Laboratory of Clinical Virology, Reasearch Laboratory Viruses Vectors and Hosts (LR20-IPT10), Institut Pasteur, University of Tunis-El Manar, Tunis, Tunisia.
Laboratory of Bioinformatics, Biomathematics and Biostatistics (BIMS), Institut Pasteur de Tunisgrid.418517.e (IPT), University of Tunis-El Manar, Tunis, Tunisia.
Microbiol Spectr. 2021 Dec 22;9(3):e0063921. doi: 10.1128/Spectrum.00639-21. Epub 2021 Nov 10.
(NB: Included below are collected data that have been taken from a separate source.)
@@ -329,11 +342,12 @@
   float* ep_mul = reinterpret_cast<float*>(flags + 4);
   float* ep_add = ep_mul + N;
   constexpr int EC = 32;
-  constexpr int STG_WARP_BYTES = N == 128 ? 4 * 16 * EC * 4 : 32 * EC * 4;
+  constexpr int STG_WARP_BYTES = N == 128 ? 16 * STG_ROW_BYTES : 32 * EC * 4;
   unsigned char* epi_stage =
       reinterpret_cast<unsigned char*>((reinterpret_cast<uintptr_t>(ep_add + N) + 127) & ~(uintptr_t)127);
   int* own_s = reinterpret_cast<int*>(epi_stage + 4 * STG_WARP_BYTES);
   float* head_w_s = reinterpret_cast<float*>(own_s + 4 * 32);
+  uint64_t* b_res = reinterpret_cast<uint64_t*>(head_w_s);
 
   const int tid = threadIdx.x;
   const int warp = tid >> 5;
@@ -354,6 +368,8 @@
       mbar_init(smem_u32(b_m_full + s), 1);
       mbar_init(smem_u32(b_m_empty + s), 1);
     }
+    if (N == 128)
+      for (int w = 0; w < 4; ++w) mbar_init(smem_u32(b_res + w), 1);
     *abort_flag = (smem_u32(ring) & 1023u) ? 1 : 0;
     if (*abort_flag) mbar_timeout(abort_flag, p.status, 100);
     fence_barrier_init();
@@ -512,7 +528,22 @@
       int own_v[NP];
 #pragma unroll
       for (int i = 0; i < NP; ++i) own_v[i] = own_w[i * RPI + prow];
-      if (p.ep.res != nullptr) {
+      if (N == 128) {
+        if (lane < ER) bulk_wait_read0();
+        __syncwarp();
+        if (p.ep.res != nullptr && p.res_identity) {
+          const uint32_t rbar = smem_u32(b_res + wq);
+          const int n_valid = __popc(__ballot_sync(0xFFFFFFFFu, lane < ER && own_w[lane] >= 0));
+          if (lane == 0) mbar_arrive_expect_tx(rbar, (uint32_t)n_valid * (N * 4));
+          __syncwarp();
+          if (lane < ER && own_w[lane] >= 0) {
+            const long long r = mesh0 + own_w[lane];
+            bulk_g2s(stg + lane * STG_ROW_BYTES, p.ep.res + (p.ep.res_unpool ? (r >> 1) : r) * p.ep.res_F + ecol0, N * 4,
+                     rbar);
+          }
+        }
+      }
+      if (p.ep.res != nullptr && (N == 64 || !p.res_identity)) {
         const int lpr = ((p.apack != nullptr ? N : p.ep.res_F) * 4 + 127) >> 7;
         for (int j = lane; j < ER * lpr; j += 32) {
           const int rr = j / lpr, ln = j - rr * lpr;
@@ -554,7 +585,6 @@
       }
       if (wq == 0 && lane == 0) trace_ev(p, 3, etn, 2);
       auto stage_slab = [&](int cb) {
-        const uint32_t sb = stg + (N == 128 ? (uint32_t)(cb / 32) * (16 * EC * 4) : 0u);
 #pragma unroll
         for (int h = 0; h < H; ++h)
 #pragma unroll
@@ -563,10 +593,9 @@
             for (int r = 0; r < 2; ++r) {
               const int lr = 16 * h + (lane >> 2) + 8 * r;
               const int cc = 8 * jj + 2 * (lane & 3);
-              const int ah = TM == 128 ? h : cb / 64;
-              const int j = 4 * ((TM == 128 ? cb : cb % 64) / 8 + jj) + 2 * r;
-              sts_f2(sb + lr * (EC * 4) + ((((uint32_t)(cc >> 2)) ^ (uint32_t)(lr & 7)) << 4) + (cc & 3) * 4,
-                     acc[ah][j], acc[ah][j + 1]);
+              const int j = 4 * (cb / 8 + jj) + 2 * r;
+              sts_f2(stg + lr * (EC * 4) + ((((uint32_t)(cc >> 2)) ^ (uint32_t)(lr & 7)) << 4) + (cc & 3) * 4,
+                     acc[h][j], acc[h][j + 1]);
             }
         __syncwarp();
       };
@@ -603,61 +632,62 @@
           zr[2] = make_float4(z[8], z[9], z[10], z[11]);
         }
       } else if (N == 128) {
-#pragma unroll
-        for (int cb = 0; cb < N; cb += 32) stage_slab(cb);
         const bool res_id = p.ep.res != nullptr && p.res_identity;
-        float4 rv[N / 32][NP];
-#pragma unroll
-        for (int cb = 0; cb < N; cb += 32)
-#pragma unroll
-          for (int i = 0; i < NP; ++i) {
-            rv[cb / 32][i] = make_float4(0.f, 0.f, 0.f, 0.f);
-            if (res_id && own_v[i] >= 0) {
-              const long long r = mesh0 + own_v[i];
-              rv[cb / 32][i] = __ldg(reinterpret_cast<const float4*>(
-                  p.ep.res + (p.ep.res_unpool ? (r >> 1) : r) * p.ep.res_F + ecol0 + cb + colk[i & 1]));
+        if (res_id) mbar_wait(smem_u32(b_res + wq), (uint32_t)it & 1u, abort_flag, p.status, 12);
+        if (wq == 0 && lane == 0) trace_ev(p, 3, etn, 21);
+#pragma unroll
+        for (int h = 0; h < 2; ++h)
+#pragma unroll
+          for (int jg = 0; jg < 8; ++jg) {
+            const int n = 64 * h + 8 * jg + 2 * (lane & 3);
+            const float2 mu = *reinterpret_cast<const float2*>(ep_mul + n);
+            const float2 ad = *reinterpret_cast<const float2*>(ep_add + n);
+#pragma unroll
+            for (int r = 0; r < 2; ++r) {
+              const int j = 4 * jg + 2 * r;
+              const uint32_t a = stg + ((lane >> 2) + 8 * r) * STG_ROW_BYTES + n * 4;
+              float o0 = fmaf(acc[h][j], mu.x, ad.x), o1 = fmaf(acc[h][j + 1], mu.y, ad.y);
+              if (p.ep.relu) {
+                o0 = fmaxf(o0, 0.f);
+                o1 = fmaxf(o1, 0.f);
+              }
+              if (res_id) {
+                const float2 rv = lds_f2(a);
+                o0 += rv.x;
+                o1 += rv.y;
+              }
+              sts_f2(a, o0, o1);
             }
           }
-#pragma unroll
-        for (int cb = 0; cb < N; cb += 32) {
-          const uint32_t sb = stg + (uint32_t)(cb / 32) * (16 * EC * 4);
-          float4 mu_k[2], ad_k[2];
-#pragma unroll
-          for (int k = 0; k < 2; ++k) {
-            mu_k[k] = *reinterpret_cast<const float4*>(ep_mul + cb + colk[k]);
-            ad_k[k] = *reinterpret_cast<const float4*>(ep_add + cb + colk[k]);
-          }
-#pragma unroll
-          for (int i = 0; i < NP; ++i) {
-            const int rr = i * RPI + prow;
-            const int gn = ecol0 + cb + colk[i & 1];
-            const float4 a = lds_f4(sb + rr * (EC * 4) + (pc << 4));
-            const int vtx = own_v[i];
+        if (p.ep.res != nullptr && !p.res_identity) {
+          __syncwarp();
+          const int gn = ecol0 + 4 * lane;
+          for (int rr = 0; rr < ER; ++rr) {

Recent efforts have reported numerous variants that influence severe acute respiratory syndrome coronavirus 2 (SARS-CoV-2) viral characteristics, including pathogenicity, transmission rate, and detectability by molecular tests. Whole-genome sequencing based on next-generation sequencing technologies is the method of choice to identify all viral variants; however, the resources needed to use these techniques for a representative number of specimens remain limited in many low- and middle-income countries. To decrease sequencing costs, we developed a primer set allowing partial sequences to be generated in the viral S gene, enabling rapid detection of numerous variants of concern (VOCs) and variants of interest (VOIs); whole-genome sequencing is then performed on a selection of viruses based on partial sequencing results. Two hundred one nasopharyngeal specimens collected during the decreasing phase of a high-transmission COVID-19 wave in Tunisia were analyzed. The results reveal high genetic variability within the sequenced fragment and allow the detection of first introductions in the country of already-known VOCs and VOIs, as well as other variants that have interesting genomic mutations and need to be kept under surveillance. The method of choice for SARS-CoV-2 variant detection is whole-genome sequencing using next-generation sequencing (NGS) technologies. Resources for this technology remain limited in many low- and middle-income countries, where it is not possible to perform whole-genome sequencing for representative numbers of SARS-CoV-2-positive cases. In the present work, we developed a novel strategy based on a first partial Sanger screening in the S gene, which includes key mutations of the already known VOCs and VOIs, for rapid identification of these VOCs and VOIs and to help better select specimens that need to be sequenced by NGS technologies. The second step consists of whole-genome sequencing to allow a holistic view of all variants within the selected viral strains and confirm the initial classification of the strains based on partial S gene sequencing.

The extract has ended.